#define DC_CHUNK(c, P, FIRST, AC, BC, AN, BN)                                                                                      \
    {                                                                                                                              \
        if ((c) > 0) {                                                                                                             \
            if (DC_PROBE & 1) asm volatile("s_waitcnt lgkmcnt(0)\n\ts_barrier" ::: "memory");                                      \
            else asm volatile("s_waitcnt vmcnt(8) lgkmcnt(0)\n\ts_barrier" ::: "memory");                                          \
        } else if (!first_block) asm volatile("s_waitcnt lgkmcnt(0)\n\ts_barrier" ::: "memory");                                   \
        dma(P);                                                                                        \
        doff = ((c) + 3 == NC) ? (has_next ? nxt.aoff : DC_OOB) : doff + 16u;                                                      \
        const int bn_ = ((c) + 1 < NC) ? cur.b + ((c) + 1) * bstride : (has_next ? nxt.b : cur.b);                                 \
        const f32x2 *as_ = reinterpret_cast<const f32x2 *>(s_a + (1 - (P)) * 128 + 32 * wv + i) + h;                               \
        __builtin_amdgcn_sched_barrier(0);                                                                                         \
        _Pragma("unroll") for (int k = 0; k < 32; ++k) {                                                                           \
            const float bop_ = BC[(k & 15) >> 1][((k & 1) << 1) + (k >> 4)];                                                       \
            if (FIRST && k < 16) {                                                                                                 \
                f32x16 z_;                                                                                                         \
                _Pragma("unroll") for (int r_ = 0; r_ < 16; ++r_) z_[r_] = 0.f;                                                    \
                acc[k & 15] = __builtin_amdgcn_mfma_f32_32x32x2f32(AC[k >> 4], bop_, z_, 0, 0, 0);                                 \
            } else {                                                                                                               \
                acc[k & 15] = __builtin_amdgcn_mfma_f32_32x32x2f32(AC[k >> 4], bop_, acc[k & 15], 0, 0, 0);                        \
            }                                                                                                                      \
            if (k < 8) BN[k] = ldb(bn_ + k * 64);                                                                                  \
            if (k == 2) AN = as_[0];                                                                                               \
            __builtin_amdgcn_sched_barrier(0);                                                                                     \
        }                                                                                                                          \
    }

    bool first_block = true;
    for (;;) {
        const int blk_next = blk + nslots;
        const bool has_next = blk_next < blk_end;
        if (has_next) nxt = make_tile(blk_next);
        DC_CHUNK(0, 0, true, a0, b0, a1, b1)
        DC_CHUNK(1, 1, false, a1, b1, a0, b0)
        for (int c = 2; c < NC; c += 2) {
            DC_CHUNK(c, 0, false, a0, b0, a1, b1)
            DC_CHUNK(c + 1, 1, false, a1, b1, a0, b0)
        }
        {
            __builtin_amdgcn_s_waitcnt(0x0F70);
            int lo = l;
            asm volatile("" : "+v"(lo));
            const bool relu = a.relu != 0;
            float *stg = s_stg + (size_t)wv * 32 * DC_STG_PITCH;
            const int hw = a.h * a.w, OW = a.s * a.w;
            unsigned pix[16];
            {
                const int p = cur.p0 + 32 * wv + (lo >> 5);
                int bb = p / hw;
                const int rem = p - bb * hw;
                int y = rem / a.w, x = rem - y * a.w;
#pragma unroll
                for (int k = 0; k < 16; ++k) {
                    pix[k] = (p + 2 * k < a.P) ? (unsigned)(((bb * a.s * a.h + a.s * y) * OW + a.s * x) * a.out_C + a.out_off + 4 * (lo & 31)) * 4u : 0x80000000u;
#pragma unroll
                    for (int st = 0; st < 2; ++st) {
                        x += 1;
                        if (x >= a.w) { x = 0; y += 1; }
                        if (y >= a.h) { y = 0; bb += 1; }
                    }
                }
            }
#pragma unroll
            for (int rnd = 0; rnd < 4; ++rnd) {
                const int col0 = 512 * cur.g + 128 * rnd;
                const int kk = col0 / a.C_up, c0 = col0 - kk * a.C_up;
                const int ky = kk / a.s, kx = kk - ky * a.s;
#pragma unroll
                for (int nn = 0; nn < 4; ++nn) {
                    const float bvv = a.bias ? a.bias[c0 + 32 * nn + i] : 0.f;
                    float m[16];
#pragma unroll
                    for (int r = 0; r < 16; ++r) asm volatile("v_accvgpr_read_b32 %0, %1" : "=v"(m[r]) : "a"(acc[4 * rnd + nn][r]));
#pragma unroll
                    for (int r = 0; r < 16; ++r) {
                        const int row = 8 * (r >> 2) + 4 * h + (r & 3);
                        const float v = m[r] + bvv;
                        stg[row * DC_STG_PITCH + 32 * nn + i] = relu ? fmaxf(v, 0.f) : v;
                    }
                    __builtin_amdgcn_sched_barrier(0);
                }
                const int soff = ((ky * OW + kx) * a.out_C + c0) * 4;
#pragma unroll
                for (int k4 = 0; k4 < 16; k4 += 4) {
                    f32x4 sv[4];
#pragma unroll
                    for (int k = 0; k < 4; ++k) sv[k] = *reinterpret_cast<const f32x4 *>(stg + (2 * (k4 + k) + (lo >> 5)) * DC_STG_PITCH + 4 * (lo & 31));
#pragma unroll
                    for (int k = 0; k < 4; ++k)
                        __builtin_amdgcn_raw_buffer_store_b128(__builtin_bit_cast(u32x4, sv[k]), orsrc, (int)pix[k4 + k], soff, 0);
                    __builtin_amdgcn_sched_barrier(0);
                }
            }
        }
        if (!has_next) break;
        cur = nxt;
        blk = blk_next;
        first_block = false;
    }
#undef DC_CHUNK
}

= = = =

### AIM OF THE EXERCISE
If a line of the data holds the string "bool", list it.

### RESPONSE TO THIS TASK
    bool first_block = true;
        const bool has_next = blk_next < blk_end;
            const bool relu = a.relu != 0;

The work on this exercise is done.